>>

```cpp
int fm3d_optimize_normals(fm3d_ctx* c, double* points, int P, double* normals, int32_t* status, int32_t* info,
                          int32_t* nfev, int* nKept, fm3d_lm_stats* stats) {
    if (!c || !nKept || P < 0 || (P && (!points || !normals))) return fail(c, FM3D_ERR_INVALID, "bad argument");
    hipSetDevice(c->device);
    int r;
    if ((r = upload(c, c->pts, points, (size_t)P * 3 * sizeof(double)))) return r;
    if ((r = run_lm(c, P, nullptr, stats, c->ev[EV_LM_START], c->ev[EV_END]))) return r;
    std::vector<double> nrm((size_t)P * 3);
    std::vector<int> st(P), inf((size_t)P * 8), nf((size_t)P * 8);
    unsigned long long cnt[26] = {};
    if (P) {
        HIPCHK(c, hipMemcpyAsync(nrm.data(), c->lmNormals.p, nrm.size() * sizeof(double), hipMemcpyDeviceToHost, c->stream));
        HIPCHK(c, hipMemcpyAsync(st.data(), c->lmStatus.p, st.size() * sizeof(int), hipMemcpyDeviceToHost, c->stream));
        HIPCHK(c, hipMemcpyAsync(inf.data(), c->lmInfo.p, inf.size() * sizeof(int), hipMemcpyDeviceToHost, c->stream));
        HIPCHK(c, hipMemcpyAsync(nf.data(), c->lmNfev.p, nf.size() * sizeof(int), hipMemcpyDeviceToHost, c->stream));
        HIPCHK(c, hipMemcpyAsync(cnt, c->lmStat.p, sizeof(cnt), hipMemcpyDeviceToHost, c->stream));
    }
    HIPCHK(c, hipStreamSynchronize(c->stream));
    int overflow = 0;
    HIPCHK(c, hipMemcpy(&overflow, c->lmStat.as<unsigned long long>() + 2, sizeof(int), hipMemcpyDeviceToHost));
    if (overflow) return fail(c, FM3D_ERR_HIP, "LM kernel iteration guard tripped (internal error)");
    float ms = 0.f;
    if (P) hipEventElapsedTime(&ms, c->ev[EV_LM_START], c->ev[EV_END]);
    int kept = 0;
    bool nanPlane = false;
// ... 31 lines not shown
```

### 3dfeaturematcher_amd/csrc/fm3d_lm2.hip

```cpp
#include <hip/hip_runtime.h>
#include <float.h>
#include <stdint.h>

#include <type_traits>

#include "fm3d_device.h"
#include "fm3d_fastdiv.h"
#include "fm3d_kernels.h"
#include "fm3d_lmdif.h"

namespace fm3d {

namespace {

using namespace lmdif;

constexpr int kW = kLM2Slots;
constexpr int kWA = kW + 1;
constexpr int kE = 64;
constexpr int kR = kLM2Ring;
static_assert((kR & (kR - 1)) == 0, "ring depth: a power of two");
constexpr int kRow = kE + 2;
constexpr int kRS = (2 * kLM2Slots * kRow * 8 + 255) / 256 * 256 / 8;
#ifndef FM3D_EVAL_PIPE
#define FM3D_EVAL_PIPE 1
#endif

enum PassKind2 { Q_IDLE = 0, Q_INIT, Q_LEVEL, Q_EVAL, Q_QR1, Q_QR2, Q_QR3, Q_GRAM, Q_DONE };
enum SumKind { S_NONE = 0, S_ENORM, S_DOT };

typedef __attribute__((address_space(1))) double gdouble;
typedef __attribute__((address_space(1))) float gfloat;
typedef double d2v __attribute__((ext_vector_type(2)));
typedef __attribute__((address_space(1))) d2v gd2v;
typedef __attribute__((address_space(1))) int gint;
typedef __attribute__((address_space(1))) const long long gi64;
typedef __attribute__((address_space(1))) const uint8_t gu8;
// ... 23 lines not shown
    int pidx, m, L, i1ok, ekind, t0, q0, t1, bNaN;
};

struct PassOut2 {
    double nrm[2];
    double sum[2];
    double aqs1;
    double sq[2], g[3];
    int cnt, fail[2], ph3[2], i1fail, slow;
};

struct PassDesc {
    int nChunks, id;
    int kind[2];
    double agiant;
};

struct Slab {
    gdouble* RX;
    gdouble* RY;
    gfloat* I1;
    gfloat* DF;
    gfloat* DJ0;
    gfloat* DJ1;
    gint* KI;
};
template <int NS>
__device__ inline Slab slab_of(const LMParams& p, long gslot) {
    const size_t n = (size_t)p.nOffPad, G = (size_t)p.nWaves * NS;
    Slab s;
// ... 416 lines not shown
            }
        } else if (ps == Q_GRAM) {
            S.s.acnorm[0] = o.nrm[0];
            S.s.acnorm[1] = o.nrm[1];
            start_qr_tree(S, P, o);
        } else if (ps == Q_QR3) {
            const double tq1 = -o.sum[0] / S.usecond;
            finalize_qr(S, P, S.wa4s + S.usecond * tq1);
        }
    }
};

struct Shared {
    alignas(256) double ring[kR][kRS];
    int rowTag[kWA][kR];
    int consumed[kWA][2];
    int resultId[kWA][2];
    double result[kWA][2];
    Enorm chainEn[64];
    int done[kWA];
    int exited;
    int helper[kWA];
    int annSeq[kWA];
    int annBase[kWA], annId[kWA];
    int helpDone[kWA];
    int hfail[kWA][2], hph3[kWA][2];
    int hAtt[kWA], hSeen[kWA], hAnn[kWA];
    struct WaveStat {
        unsigned long long cnt[4], cyc[4], terms, ctl, wait, nPass, iter, t0;
    } ws[kWA];
// ... 51 lines not shown
    add(v1);
    add(v2);
    add(v3);
    return sum;
}

__device__ __forceinline__ int rfl(int v) { return __builtin_amdgcn_readfirstlane(v); }
__device__ __forceinline__ unsigned long long rfl_u64(unsigned long long v) {
    return ((unsigned long long)(unsigned)rfl((int)(v >> 32)) << 32) | (unsigned)rfl((int)v);
}
__device__ __forceinline__ const uint8_t* rfl_ptr(const uint8_t* q) {
    const unsigned long long v = (unsigned long long)q;
    return (const uint8_t*)(((unsigned long long)(unsigned)rfl((int)(v >> 32)) << 32) | (unsigned)rfl((int)v));
}

struct Producer {
    Shared* sh;
    int w, lane, me;
    int cmin;
    unsigned long long deadline;

    __device__ __forceinline__ void reserve(int c) {
        if (c >= cmin + kR) {
            cmin = rfl(min(lds_load_acq(&sh->consumed[w][0]), lds_load_acq(&sh->consumed[w][1])));
            if (c >= cmin + kR) {
                const long long c0 = clock64();
                do {
                    __builtin_amdgcn_s_sleep(1);
                    cmin = rfl(min(lds_load_acq(&sh->consumed[w][0]), lds_load_acq(&sh->consumed[w][1])));
                } while (c >= cmin + kR && wall_clock64() < deadline);
                const unsigned long long dt = clock64() - c0;
                if (lane == 0) sh->ws[me].wait += dt;
            }
        }
    }
    template <bool TWO = true>
    __device__ __forceinline__ void write(int c, double t0, double t1, int slowBits) {
        const int pos = c & (kR - 1);
        double* row0 = &sh->ring[pos][2 * w * kRow];
        row0[lane] = t0;
        if (TWO) row0[kRow + lane] = t1;
#if FM3D_TAG_NOWAIT
        __hip_atomic_store(&sh->rowTag[w][pos], (c << 2) | slowBits, __ATOMIC_RELAXED, __HIP_MEMORY_SCOPE_WORKGROUP);
#else
        __builtin_amdgcn_s_waitcnt(0xc07f);
        lds_store_rel(&sh->rowTag[w][pos], (c << 2) | slowBits);
#endif
    }
    template <bool TWO = true>
    __device__ __forceinline__ void put(int c, double t0, double t1, int slowBits) {
        reserve(c);
        write<TWO>(c, t0, t1, slowBits);
    }
#ifndef FM3D_SLOW_BRANCH
#define FM3D_SLOW_BRANCH 1
#endif
    template <bool TWO = true>
    __device__ __forceinline__ void write_terms(int c, double t0, double v0, bool slow0, double t1, double v1,
                                                bool slow1) {
#if FM3D_SLOW_BRANCH
        const int pos = c & (kR - 1);
        double* row0 = &sh->ring[pos][2 * w * kRow];
        row0[lane] = t0;
        if (TWO) row0[kRow + lane] = t1;
        int slowBits = 0;
        if (slow0 || (TWO && slow1)) {
            asm volatile("" ::: "memory");
            if (slow0) row0[lane] = v0;
            if (TWO && slow1) row0[kRow + lane] = v1;
            slowBits = (slow0 ? 1 : 0) | ((TWO && slow1) ? 2 : 0);
        }
        __builtin_amdgcn_s_waitcnt(0xc07f);
        lds_store_rel(&sh->rowTag[w][pos], (c << 2) | slowBits);
#else
        write<TWO>(c, slow0 ? v0 : t0, slow1 ? v1 : t1, (slow0 ? 1 : 0) | (slow1 ? 2 : 0));
#endif
    }
};

typedef __attribute__((address_space(4))) const ProjConst cProjConst;

__device__ __forceinline__ const cProjConst* proj_consts(const ProjConst* p) {
    int z;
    asm volatile("s_mov_b32 %0, 0" : "=s"(z));
    return (const cProjConst*)((const __attribute__((address_space(4))) char*)p + z);
}
__device__ __forceinline__ const cProjConst* proj_consts(const ProjConst* p, unsigned off) {
    unsigned z;
    asm volatile("s_mov_b32 %0, %1" : "=s"(z) : "s"(off));
    return (const cProjConst*)((const __attribute__((address_space(4))) char*)p + z);
}
// ... 94 lines not shown

__device__ __forceinline__ double chain_slow(int lane, double acc0, const double* row) {
    Enorm en = g_sh.chainEn[lane];
    en.s2 = acc0;
    for (int i = 0; i < kE; i++) en.add(row[i]);
    g_sh.chainEn[lane] = en;
    return en.s2;
}
__device__ __forceinline__ double chain_finish(int lane, double acc) {
    Enorm en = g_sh.chainEn[lane];
    en.s2 = acc;
    return en.finish();
}

__device__ __noinline__ void chain_wave(int lane, unsigned long long tStart, long long maxTicks,
                                        unsigned long long* statBusy, unsigned long long* statRounds) {
    __builtin_amdgcn_s_setprio(3);
    const int s = lane >> 1, which = lane & 1;
    bool alive = s < kW;
    const int ss_ = alive ? s : 0;
    int cur = 0, rem = 0, kind = S_NONE, pid = 0;
    bool inPass = false;
    double acc = 0.;
    unsigned long long busy = 0, tLast = 0, rounds = 0, chunks = 0;
    bool wasBusy = false;
    for (;;) {
        if ((long long)(wall_clock64() - tStart) > maxTicks) break;
        if (!__any(alive)) break;
#ifndef FM3D_CHAIN_ONETRIP
#define FM3D_CHAIN_ONETRIP 1
#endif
#if FM3D_CHAIN_ONETRIP
        auto tagRel = [&](int b) {
            return alive ? __hip_atomic_load(&g_sh.rowTag[ss_][(cur + b) & (kR - 1)], __ATOMIC_RELAXED, __HIP_MEMORY_SCOPE_WORKGROUP) : -1;
        };
        const int tag0 = tagRel(0), tg1 = tagRel(1), tg2 = tagRel(2), tg3 = tagRel(3);
        __builtin_amdgcn_fence(__ATOMIC_ACQUIRE, "workgroup");
#else
        const int tag0 = alive ? lds_load_acq(&g_sh.rowTag[ss_][cur & (kR - 1)]) : -1;
#endif
        const bool have = (tag0 >> 2) == cur;
        if (have && !inPass) {
            const PassDesc& d = g_sh.pd[ss_];
            rem = d.nChunks;
            kind = d.kind[which];
            pid = d.id;
            Enorm& en = g_sh.chainEn[lane];
            en.init(1);
            en.agiant = d.agiant;
            acc = 0.;
            inPass = true;
        }
        if (__any(have)) {
            const unsigned long long t = clock64();
            if (wasBusy) busy += t - tLast;
            tLast = t;
            wasBusy = true;
#ifndef FM3D_CHAIN_NB
#define FM3D_CHAIN_NB 4
#endif
#if FM3D_CHAIN_NB == 4
#if FM3D_CHAIN_ONETRIP
            const int tag1 = (have && rem >= 2) ? tg1 : -1, tag2 = (have && rem >= 3) ? tg2 : -1;
            const int tag3 = (have && rem >= 4) ? tg3 : -1;
#else
            const int tag1 = (have && rem >= 2) ? __hip_atomic_load(&g_sh.rowTag[ss_][(cur + 1) & (kR - 1)], __ATOMIC_RELAXED, __HIP_MEMORY_SCOPE_WORKGROUP) : -1;
            const int tag2 = (have && rem >= 3) ? __hip_atomic_load(&g_sh.rowTag[ss_][(cur + 2) & (kR - 1)], __ATOMIC_RELAXED, __HIP_MEMORY_SCOPE_WORKGROUP) : -1;
            const int tag3 = (have && rem >= 4) ? __hip_atomic_load(&g_sh.rowTag[ss_][(cur + 3) & (kR - 1)], __ATOMIC_RELAXED, __HIP_MEMORY_SCOPE_WORKGROUP) : -1;
            __builtin_amdgcn_fence(__ATOMIC_ACQUIRE, "workgroup");
#endif
            int nb = have ? 1 : 0;
            if (nb == 1 && (tag1 >> 2) == cur + 1) nb = 2;
            if (nb == 2 && (tag2 >> 2) == cur + 2) nb = 3;
            if (nb == 3 && (tag3 >> 2) == cur + 3) nb = 4;
            const int slowm = (tag0 & 3) | ((tag1 & 3) << 2) | ((tag2 & 3) << 4) | ((tag3 & 3) << 6);
#else
            const int tag1 = (have && rem >= 2) ? lds_load_acq(&g_sh.rowTag[ss_][(cur + 1) & (kR - 1)]) : -1;
            const int nb = have ? (((tag1 >> 2) == cur + 1) ? 2 : 1) : 0;
#endif
            rounds++;
            chunks += nb;
#pragma nounroll
            for (int b = 0; b < FM3D_CHAIN_NB; b++) {
                if (b < nb) {
                    const double* row = &g_sh.ring[cur & (kR - 1)][lane * kRow];
#if FM3D_CHAIN_NB == 4
                    const bool slow = ((slowm >> (2 * b + which)) & 1) != 0;
#else
                    const bool slow = (((b ? tag1 : tag0) >> which) & 1) != 0;
#endif
                    const double acc0 = acc;
                    acc = chain_sum64(acc, row);
                    if (kind == S_ENORM && slow) acc = chain_slow(lane, acc0, row);
                    cur++;
                    rem--;
                }
            }
            if (nb > 0) lds_store_rel(&g_sh.consumed[ss_][which], cur);
            if (have && rem == 0) {
                g_sh.result[ss_][which] = kind == S_ENORM ? chain_finish(lane, acc) : acc;
                lds_store_rel(&g_sh.resultId[ss_][which], pid);
                inPass = false;
            }
        } else {
            if (wasBusy) {
                busy += clock64() - tLast;
                wasBusy = false;
            }
            if (alive && !inPass && lds_load_acq(&g_sh.done[ss_])) alive = false;
            __builtin_amdgcn_s_sleep(1);
        }
    }
    if (lane == 0) {
        atomicAdd(statBusy, busy);
        atomicAdd(statRounds, rounds);
    }
    for (int o = 32; o > 0; o >>= 1) chunks += __shfl_xor(chunks, o);
    if (lane == 0) atomicAdd(statRounds + 1, chunks);
}

}
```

<<

### What the task requires:
Go through the data above and tally every line that includes "reserve". State only the total.

### Solved exercise:
2